Depuis des mois j’ai usé toute mon influence à Washington pour que ce siège diplomatique soit transformé en ambassade avec l’espoir que...—mais peu m’importe, n’y pensons plus. Cela n’a pas d’importance, je le dis avec calme, car je suis calme de tempérament; d’ailleurs, cette question, ne m’a jamais intéressé particulièrement. Je n’ai jamais songé sérieusement à ce poste, bien que cette idée me soit venue voilà plusieurs mois.
Maintenant que je me sens calme, je puis affirmer ceci: aussi longtemps que je posséderai en moi l’amour de l’honneur et de la dignité de ma patrie, je n’accepterai jamais un poste d’ambassadeur qui me laisserait en déficit de 75.000 dollars par an. Une nation qui ne peut entretenir ses ambassadeurs est indigne d’avoir des ambassadeurs.
Quel grotesque, inconvenant et risible spectacle qu’un ambassadeur américain affublé de 17.500 dollars! Ce spectacle évoque l’idée d’un billionnaire dans un col de papier, d’un roi dans des culottes de pauvre, d’un archange avec une auréole de fer-blanc.
Et pour comble d’hypocrisie ces appointements dérisoires marchent de pair avec la tenue officielle des ambassadeurs. Emblèmes arrogants de cette simplicité républicaine qui se manifeste chez nous sous forme d’appointements de 50.000 dollars alloués aux présidents des compagnies d’assurances et de chemin de fer, et sous forme de palais dont le décor et l’ameublement dépassent en splendeur et en richesse le luxe des palais des têtes couronnées d’Europe; c’est toujours cette simplicité républicaine qui a inventé et exporté vers l’ancien continent les palais démontables, les sleeping-cars les tramways électriques, les meilleures bicyclettes, les meilleurs autos, les calorifères à vapeur, les meilleurs systèmes de sonnettes électriques, tous les perfectionnements du téléphone, les ascenseurs, les installations de bains les plus sybarites (avec eau chaude et eau froide toujours sous pression), le palace hôtel, avec son confort et son luxe éblouissants, le.....—Oh! la liste en est interminable! En un mot, c’est cette simplicité républicaine qui, au point de vue du luxe et du confort de la vie, a trouvé l’Europe primitive vêtue d’une simple et modeste chemise et qui s’est empressée de la draper de la tête aux pieds dans un sybaritisme complet.
Nous sommes le peuple le plus prodigue, le plus fastueux et le plus sensible au bien-être; et au sommet de notre mât nous faisons flotter un vrai et honnête symbole, le pavillon le plus éclatant que le monde ait jamais vu. Oh! simplicité républicaine, le monde est plein de bluff et de charlatanisme, mais rien ne t’oblige à te découvrir devant ces imposteurs.
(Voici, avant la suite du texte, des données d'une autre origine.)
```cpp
extern "C" int dfol_pair_pack_w2_f16x2(const float* W2, int64_t ld_w2, int32_t HID2, int32_t HID1, void* W2_split, void* stream) {
    DFOL_REQUIRE(HID1 > 0 && HID1 <= 256 && HID1 % H2_CH == 0, "pair_pack_w2_f16x2: HID1=%d must be a multiple of %d, <= 256", HID1, H2_CH);
    DFOL_REQUIRE(HID2 > 256 && HID2 <= 320, "pair_pack_w2_f16x2: HID2=%d must be in (256, 320]", HID2);
    DFOL_REQUIRE(W2 && W2_split && ld_w2 >= HID1, "pair_pack_w2_f16x2: null pointer or ld_w2 < HID1");
    DFOL_REQUIRE((uintptr_t)W2_split % 16 == 0, "pair_pack_w2_f16x2: output must be 16-byte aligned");
    const int total = (HID1 / H2_CH) * H2_PIECES;
    float* tail = reinterpret_cast<float*>(reinterpret_cast<u32x4*>(W2_split) + total);
    hipLaunchKernelGGL(h2_row_scale_kernel, dim3(H2_ROWS / 4), dim3(256), 0, (hipStream_t)stream, W2, ld_w2, HID2, HID1, tail);
    hipLaunchKernelGGL(h2_pack_w2_kernel, dim3(dfol_cdiv(total, 256)), dim3(256), 0, (hipStream_t)stream, W2, ld_w2, HID2, HID1, (const float*)tail,
                       (u32x4*)W2_split);
    DFOL_LAUNCH_CHECK("pair_pack_w2_f16x2");
    return 0;
}

extern "C" int dfol_pair_ll_h2_f32(const float* UV, int64_t ld_uv, int32_t HID1, const float* pos, int64_t ld_pos, const float* Wg,
                                   const void* W2_split, const float* b2, int32_t HID2, const float* E, int64_t ld_e,
                                   const float* be, const int32_t* n_obj, const int32_t* obj_off, int32_t Q, int32_t max_n,
                                   const int32_t* req_col, const int32_t* req_tile, const uint8_t* req_orient, int32_t K,
                                   int32_t NS, float default_ll, int32_t tile_dtype, void* tiles_v, void* stream) {
    DFOL_REQUIRE(tile_dtype == DFOL_TILE_F32 || (tile_dtype == DFOL_TILE_BF16 && NS % 8 == 0), "pair_ll_h2: tile_dtype=%d (bf16 tiles need NS %% 8 == 0)", tile_dtype);
    DFOL_REQUIRE(Q >= 0 && K >= 0 && NS > 0 && NS % 4 == 0 && max_n >= 0 && max_n <= NS, "pair_ll_h2: bad sizes Q=%d K=%d NS=%d max_n=%d", Q, K, NS, max_n);
    DFOL_REQUIRE(HID1 > 0 && HID1 <= 256 && HID1 % H2_CH == 0 && ld_uv % 4 == 0, "pair_ll_h2: HID1=%d must be a multiple of %d, <= 256, UV rows 16-byte aligned", HID1, H2_CH);
    DFOL_REQUIRE(HID2 > 256 && HID2 <= 320, "pair_ll_h2: HID2=%d must be in (256, 320]", HID2);
    if (Q == 0 || K == 0 || max_n < 2) return 0;
    DFOL_REQUIRE(UV && pos && Wg && W2_split && b2 && E && n_obj && obj_off && req_col && req_tile && tiles_v, "pair_ll_h2: null pointer");
    DFOL_REQUIRE(((uintptr_t)UV % 16 == 0) && ((uintptr_t)W2_split % 16 == 0) && ((uintptr_t)Wg % 16 == 0), "pair_ll_h2: operands must be 16-byte aligned");
    hipStream_t st = (hipStream_t)stream;
    const int tpi = dfol_cdiv((int64_t)max_n * (max_n - 1), 256);
    DFOL_REQUIRE((int64_t)Q * tpi < ((int64_t)1 << 31), "pair_ll_h2: too many tiles");
    DFOL_REQUIRE((int64_t)max_n * ld_uv * 4 < ((int64_t)1 << 31), "pair_ll_h2: an image's U / V rows must span less than 2 GB");
    const dim3 grid((unsigned)Q * tpi);
    if (uint32_t* status = dfol_range_status_ptr())
        hipLaunchKernelGGL(h2_uv_range_kernel, dim3((unsigned)Q), dim3(512), 0, st, UV, ld_uv, HID1, pos, ld_pos, Wg, n_obj, obj_off, status);
    const H2Train none = {nullptr, nullptr, 0, nullptr, nullptr, 0, nullptr};
#define DFOL_PAIR32H(NBV, BF)                                                                                                       \
    hipLaunchKernelGGL((pair_ll32h_kernel<NBV, BF>), grid, dim3(512), 0, st, UV, ld_uv, HID1, pos, ld_pos, Wg, (const u32x4*)W2_split, b2, HID2, \
                       E, ld_e, be, n_obj, obj_off, Q, tpi, req_col, req_tile, req_orient, K, NS, default_ll, tiles_v, none)
    if (HID2 <= 272) { if (tile_dtype == DFOL_TILE_BF16) DFOL_PAIR32H(17, true); else DFOL_PAIR32H(17, false); }
    else if (HID2 <= 288) { if (tile_dtype == DFOL_TILE_BF16) DFOL_PAIR32H(18, true); else DFOL_PAIR32H(18, false); }
    else if (HID2 <= 304) { if (tile_dtype == DFOL_TILE_BF16) DFOL_PAIR32H(19, true); else DFOL_PAIR32H(19, false); }
    else { if (tile_dtype == DFOL_TILE_BF16) DFOL_PAIR32H(20, true); else DFOL_PAIR32H(20, false); }
#undef DFOL_PAIR32H
    DFOL_LAUNCH_CHECK("pair_ll_h2");
    return 0;
}


extern "C" int dfol_pair_train_fwd_h2_f32(const float* UV, int64_t ld_uv, int32_t HID1, const float* pos, int64_t ld_pos, const float* Wg,
                                          const void* W2_split, const float* b2, int32_t HID2, const float* E, int64_t ld_e, const int32_t* n_obj,
                                          const int32_t* obj_off, const int64_t* pair_off, int32_t Q, int32_t max_n, const int32_t* req_row, int32_t K,
                                          float* Z, float* pre2, int64_t ld_pre2, float* geo, float* x, int64_t ld_x, void* stream) {
    DFOL_REQUIRE(Q >= 0 && K >= 0 && max_n >= 0, "pair_train_fwd_h2: bad sizes Q=%d K=%d max_n=%d", Q, K, max_n);
    DFOL_REQUIRE(HID1 > 0 && HID1 <= 256 && HID1 % H2_CH == 0 && ld_uv % 4 == 0, "pair_train_fwd_h2: HID1=%d must be a multiple of %d, <= 256, UV rows 16-byte aligned", HID1, H2_CH);
    DFOL_REQUIRE(HID2 > 256 && HID2 <= 320 && ld_pre2 >= HID2, "pair_train_fwd_h2: HID2=%d must be in (256, 320], ld_pre2 >= HID2", HID2);
    if (Q == 0 || max_n < 2) return 0;
    DFOL_REQUIRE(UV && pos && Wg && W2_split && b2 && n_obj && obj_off && pair_off && Z && pre2 && geo && (K == 0 || (E && req_row && x)), "pair_train_fwd_h2: null pointer");
    DFOL_REQUIRE(((uintptr_t)UV % 16 == 0) && ((uintptr_t)W2_split % 16 == 0) && ((uintptr_t)Wg % 16 == 0) && ((uintptr_t)Z % 16 == 0) && ((uintptr_t)geo % 16 == 0),
                 "pair_train_fwd_h2: operands must be 16-byte aligned");
    hipStream_t st = (hipStream_t)stream;
    const int tpi = dfol_cdiv((int64_t)max_n * (max_n - 1), 256);
    DFOL_REQUIRE((int64_t)Q * tpi < ((int64_t)1 << 31), "pair_train_fwd_h2: too many tiles");
    DFOL_REQUIRE((int64_t)max_n * ld_uv * 4 < ((int64_t)1 << 31) && (int64_t)max_n * (max_n - 1) * HID1 * 4 < ((int64_t)1 << 32) - 1,
                 "pair_train_fwd_h2: an image's rows must span less than 2 GB (U | V) / 4 GB (Z)");
    if (uint32_t* status = dfol_range_status_ptr())
        hipLaunchKernelGGL(h2_uv_range_kernel, dim3((unsigned)Q), dim3(512), 0, st, UV, ld_uv, HID1, pos, ld_pos, Wg, n_obj, obj_off, status);
    const H2Train tr = {Z, pre2, ld_pre2, geo, x, ld_x, pair_off};
    const dim3 grid((unsigned)Q * tpi);
#define DFOL_PAIR32T(NBV)                                                                                                                    \
    hipLaunchKernelGGL((pair_ll32h_kernel<NBV, false, true>), grid, dim3(512), 0, st, UV, ld_uv, HID1, pos, ld_pos, Wg, (const u32x4*)W2_split, b2, HID2, \
                       E, ld_e, (const float*)nullptr, n_obj, obj_off, Q, tpi, req_row, (const int32_t*)nullptr, (const uint8_t*)nullptr, K, 4, 0.f,      \
                       (void*)nullptr, tr)
    if (HID2 <= 272) DFOL_PAIR32T(17);
    else if (HID2 <= 288) DFOL_PAIR32T(18);
    else if (HID2 <= 304) DFOL_PAIR32T(19);
    else DFOL_PAIR32T(20);
#undef DFOL_PAIR32T
    DFOL_LAUNCH_CHECK("pair_train_fwd_h2");
    return 0;
}
```

Before: 180,800.

## Make pair kernel persistent over several tiles per workgroup

Each workgroup of the inference pair kernel now loops over a contiguous run of wg_tiles pair tiles (default 4, overridable via DFOL_PAIR_TILES) instead of one, so the grid shrinks accordingly. The first W2 chunk DMA is issued only once per workgroup, which amortises launch, setup and weight-loading overhead across tiles. The cost is fewer workgroups and so less parallelism and tail balancing, plus extra register pressure from wrapping the body in a loop. Training keeps one tile per workgroup.

```diff
diff --git a/dfol_vqa_amd/csrc/dfol_pair_h2.hip b/dfol_vqa_amd/csrc/dfol_pair_h2.hip
--- a/dfol_vqa_amd/csrc/dfol_pair_h2.hip
+++ b/dfol_vqa_amd/csrc/dfol_pair_h2.hip
@@ -129,10 +129,10 @@
 
 template <int NB16, bool TBF16, bool TRAIN = false>
 __global__ __launch_bounds__(512) __attribute__((amdgpu_waves_per_eu(2, 2))) void pair_ll32h_kernel(
-    const float* UV , int64_t ld_uv, int HID1, const float* __restrict__ pos, int64_t ld_pos,
-    const float* __restrict__ Wg, const u32x4* __restrict__ W2h, const float* __restrict__ b2, int HID2,
-    const float* __restrict__ E, int64_t ld_e, const float* __restrict__ be, const int32_t* __restrict__ n_obj,
-    const int32_t* __restrict__ obj_off, int Q, int tiles_per_image, const int32_t* __restrict__ req_col,
+    const float* UV_ , int64_t ld_uv_, int HID1, const float* __restrict__ pos_, int64_t ld_pos_,
+    const float* __restrict__ Wg_, const u32x4* __restrict__ W2h_, const float* __restrict__ b2_, int HID2,
+    const float* __restrict__ E_, int64_t ld_e, const float* __restrict__ be, const int32_t* __restrict__ n_obj,
+    const int32_t* __restrict__ obj_off, int Q, int tiles_per_image, int wg_tiles, const int32_t* __restrict__ req_col,
     const int32_t* __restrict__ req_tile, const uint8_t* __restrict__ req_orient, int K, int NS, float dflt,
     void* __restrict__ tiles_v, H2Train tr) {
     constexpr int MT = 2, WAVES = 8;
@@ -142,305 +142,350 @@
     __shared__ __attribute__((aligned(16))) u32x4 WgA[(256 / H2_CH) * 2 * 64];
     constexpr int STAGE_FLOATS = 8192;
     __shared__ __attribute__((aligned(16))) float stage[STAGE_FLOATS];
-    const int q = blockIdx.x / tiles_per_image, tb = blockIdx.x - q * tiles_per_image;
-    const int n = n_obj[q], npairs = n * (n - 1);
-    if (tb * SLOTS >= npairs) return;
-    bool any = TRAIN;
-    for (int k = 0; k < K; ++k) any |= req_col[(int64_t)k * Q + q] >= 0;
-    if (!any) return;
-    const int64_t prow0 = TRAIN ? tr.pair_off[q] : 0;
-
-    const int tid = threadIdx.x, lane = tid & 63, wave = __builtin_amdgcn_readfirstlane(tid >> 6), kh = lane >> 4, r16 = lane & 15;
+
+    const int wave = __builtin_amdgcn_readfirstlane((int)threadIdx.x >> 6);
 #ifdef DFOL_PAIR_TRACE
-    const int trace_blk = ((int)blockIdx.x - 3000) / 500;
-    const bool trace_on = blockIdx.x >= 3000 && (blockIdx.x - 3000) % 500 == 0 && trace_blk < 8;
-#endif
-    TRACE(0);
+    const int trace_b0 = 3000 / wg_tiles, trace_step = 500 / wg_tiles > 0 ? 500 / wg_tiles : 1;
+    const int trace_blk = ((int)blockIdx.x - trace_b0) / trace_step;
+    const bool trace_on = (int)blockIdx.x >= trace_b0 && ((int)blockIdx.x - trace_b0) % trace_step == 0 && trace_blk < 8;
+#endif
     const int nchunk = HID1 / H2_CH, lastc = nchunk - 1;
-#pragma unroll
-    for (int i = 0; i < H2_PIECES / T; ++i)
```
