template <int kDChunks, int kBlockN, int kNPV, class Tab>
__global__ void __launch_bounds__(256, 1)
ext_attn_kernel(const __grid_constant__ CUtensorMap map_q, const __grid_constant__ CUtensorMap map_k,
                const __grid_constant__ CUtensorMap map_v, const __grid_constant__ Tab tab, const AttnParams prm,
                __half* __restrict__ out) {
  constexpr int kNV = std::is_same<Tab, AttnPairTable>::value ? 2 : 1;
  constexpr int kQChunkBytes = kBlockM * 128;
  constexpr int kKVChunkBytes = kBlockN * 128;
  constexpr int kQBytes = kDChunks * kQChunkBytes;
  constexpr int kTileBytes = kDChunks * kKVChunkBytes;
  constexpr int kStageBytes = (1 + kNV) * kTileBytes;
  constexpr int kS = kBlockN / 2;
  constexpr int kO = kNPV / 2;
  static_assert(kNPV <= 64 * kDChunks, "P V width exceeds the loaded channels");

  extern __shared__ uint8_t smem_raw[];
  uint8_t* smem = reinterpret_cast<uint8_t*>((reinterpret_cast<uintptr_t>(smem_raw) + 1023) & ~uintptr_t(1023));
  uint8_t* q_smem = smem;
  uint8_t* ring = smem + kQBytes;
  AttnCtl* ctl = reinterpret_cast<AttnCtl*>(ring + prm.stages * kStageBytes);

  const int S = prm.S, d = prm.d, stages = prm.stages;
  const int per_sample = prm.heads * prm.tiles_m;
  const int slot = blockIdx.x / per_sample;
  const int rem = blockIdx.x - slot * per_sample;
  const int head = rem / prm.tiles_m;
  const int m0 = prm.q_row0 + (rem - head * prm.tiles_m) * kBlockM;
  const Item it = item_of(tab, slot);
  const int tiles_per_slab = (S + kBlockN - 1) / kBlockN;
  const int T = it.n_kv * tiles_per_slab;
  const int ksteps = (d + 15) / 16;

  auto load_tile = [&](int t) {
    const int st = t % stages;
    const int slab = t / tiles_per_slab;
    const int n0 = (t - slab * tiles_per_slab) * kBlockN;
    uint8_t* dst = ring + st * kStageBytes;
    mbar_arrive_expect_tx(&ctl->full[st], (uint32_t)kStageBytes);
#pragma unroll
    for (int c = 0; c < kDChunks; ++c) {
      tma_load_4d(dst + c * kKVChunkBytes, &map_k, &ctl->full[st], c * 64, head, n0, it.k0 + slab);
      tma_load_4d(dst + kTileBytes + c * kKVChunkBytes, &map_v, &ctl->full[st], c * 64, head, n0, it.v_u0 + slab);
      if (kNV == 2)
        tma_load_4d(dst + 2 * kTileBytes + c * kKVChunkBytes, &map_v, &ctl->full[st], c * 64, head, n0,
                    it.v_c0 + slab);
    }
  };

  if (threadIdx.x == 0) {
    tma_prefetch_desc(&map_q);
    tma_prefetch_desc(&map_k);
    tma_prefetch_desc(&map_v);
    mbar_init(&ctl->q_full, 1);
    for (int i = 0; i < stages; ++i) {
      mbar_init(&ctl->full[i], 1);
      mbar_init(&ctl->empty[i], 8);
    }
    fence_mbar_init();
  }
  __syncthreads();
  if (threadIdx.x == 0) {
    mbar_arrive_expect_tx(&ctl->q_full, (uint32_t)kQBytes);
#pragma unroll
    for (int c = 0; c < kDChunks; ++c) tma_load_4d(q_smem + c * kQChunkBytes, &map_q, &ctl->q_full, c * 64, head, m0, it.q);
    for (int t = 0; t < stages && t < T; ++t) load_tile(t);
  }
  __syncwarp();

  const int wg = threadIdx.x >> 7;
  const int lane = threadIdx.x & 31;
  const int wrow = ((threadIdx.x >> 5) & 3) * 16 + (lane >> 2);
  const int qcol = 2 * (lane & 3);

  float o[kNV][kO];
#pragma unroll
  for (int v = 0; v < kNV; ++v)
#pragma unroll
    for (int i = 0; i < kO; ++i) o[v][i] = 0.f;
  float m_r[2] = {-INFINITY, -INFINITY}, l_r[2] = {0.f, 0.f};
  const float sl2 = prm.scale_log2;

  const uint32_t q_addr = smem_u32(q_smem) + wg * 64 * 128;
  const uint32_t ring_addr = smem_u32(ring);
  mbar_wait(&ctl->q_full, 0);
  __syncwarp();

  for (int t = 0; t < T; ++t) {
    const int st = t % stages;
    mbar_wait(&ctl->full[st], (uint32_t)(t / stages) & 1u);
    __syncwarp();
    const uint32_t k_addr = ring_addr + st * kStageBytes;

    float s[kS];
    wgmma_fence();
    for (int kk = 0; kk < ksteps; ++kk) {
      const uint32_t off = (kk & 3) * 32;
      wgmma_ss<kBlockN>(s, wgmma_desc(q_addr + (kk >> 2) * kQChunkBytes + off, 16, 1024),
                        wgmma_desc(k_addr + (kk >> 2) * kKVChunkBytes + off, 16, 1024), kk > 0 ? 1u : 0u);
    }
    wgmma_commit();
    wgmma_wait<0>();
    reg_fence(s);

    const int n0 = (t % tiles_per_slab) * kBlockN;
    if (n0 + kBlockN > S) {
      const int valid = S - n0;
#pragma unroll
      for (int j = 0; j < kBlockN / 8; ++j) {
        const int c = 8 * j + qcol;
        if (c >= valid) { s[4 * j] = -INFINITY; s[4 * j + 2] = -INFINITY; }
        if (c + 1 >= valid) { s[4 * j + 1] = -INFINITY; s[4 * j + 3] = -INFINITY; }
      }
    }

    float mx[2] = {-INFINITY, -INFINITY};
#pragma unroll
    for (int j = 0; j < kBlockN / 8; ++j) {
      mx[0] = fmaxf(mx[0], fmaxf(s[4 * j], s[4 * j + 1]));
      mx[1] = fmaxf(mx[1], fmaxf(s[4 * j + 2], s[4 * j + 3]));
    }
    float corr[2], mneg[2];
#pragma unroll
    for (int r = 0; r < 2; ++r) {
      mx[r] = fmaxf(mx[r], __shfl_xor_sync(0xffffffffu, mx[r], 1));
      mx[r] = fmaxf(mx[r], __shfl_xor_sync(0xffffffffu, mx[r], 2));
      const float m_new = fmaxf(m_r[r], mx[r] * sl2);
      corr[r] = fast_exp2(m_r[r] - m_new);
      m_r[r] = m_new;
      mneg[r] = -m_new;
      l_r[r] *= corr[r];
    }
    uint32_t pa[kBlockN / 16][4];
#pragma unroll
    for (int j = 0; j < kBlockN / 8; ++j) {
      const float p0 = fast_exp2(fmaf(s[4 * j], sl2, mneg[0]));
      const float p1 = fast_exp2(fmaf(s[4 * j + 1], sl2, mneg[0]));
      const float p2 = fast_exp2(fmaf(s[4 * j + 2], sl2, mneg[1]));
      const float p3 = fast_exp2(fmaf(s[4 * j + 3], sl2, mneg[1]));
      l_r[0] += p0 + p1;
      l_r[1] += p2 + p3;
      pa[j >> 1][(j & 1) * 2 + 0] = pack_f16x2_rn(p0, p1);
      pa[j >> 1][(j & 1) * 2 + 1] = pack_f16x2_rn(p2, p3);
    }
#pragma unroll
    for (int v = 0; v < kNV; ++v)
#pragma unroll
      for (int j = 0; j < kO / 4; ++j) {
        o[v][4 * j] *= corr[0]; o[v][4 * j + 1] *= corr[0];
        o[v][4 * j + 2] *= corr[1]; o[v][4 * j + 3] *= corr[1];
      }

EN VOYAGEANT AVEC UN RÉFORMATEUR
Le printemps dernier, j’allai à Chicago pour y visiter la foire.
A New-York, je fis la connaissance d’un major de l’armée régulière, qui, lui aussi, allait à la foire; nous décidâmes de faire route ensemble. J’avais d’abord à m’arrêter à Boston: il me dit que cela ne le dérangeait en rien. Ce major était un très bel homme; bâti comme un gladiateur, il avait cependant des manières charmantes et s’exprimait avec douceur et persuasion. Très sociable, il paraissait extrêmement placide et inaccessible à la gaieté. Il s’intéressait à tout ce qui se passait autour de lui, mais sa sérénité était imperturbable, rien ne le troublait, rien ne l’excitait.
Avant la fin de notre première journée de voyage, je découvris cependant en lui une profonde passion: celle de réformer tous les petits abus publics. Il avait la marotte du droit de cité. D’après lui, tout citoyen de la république doit se considérer comme un policeman officieux, et veiller bénévolement, sans aucune rétribution, à l’exécution des lois. Il pensait que le seul moyen effectif de conserver et de protéger les droits publics est que chaque citoyen contribue à empêcher ou à punir toute infraction aux lois dès qu’il en a connaissance. Cette théorie était bonne, mais, à mon humble avis, son application devait donner bien de l’ennui à ses partisans; on aurait fort à faire s’il fallait renvoyer les petits employés toutes les fois qu’on les prend en faute; en tout cas, on s’exposerait à se faire moquer de soi. Il m’affirma le contraire, disant que je ne comprenais pas son idée: il ne s’agissait de renvoyer personne, en cela j’étais dans l’erreur; mais de réformer les individus en les rendant plus aptes aux emplois qu’ils occupent.
—S’agit-il alors, demandai-je, de dénoncer les coupables en priant leurs chefs de ne pas les renvoyer, mais de les réprimander vertement?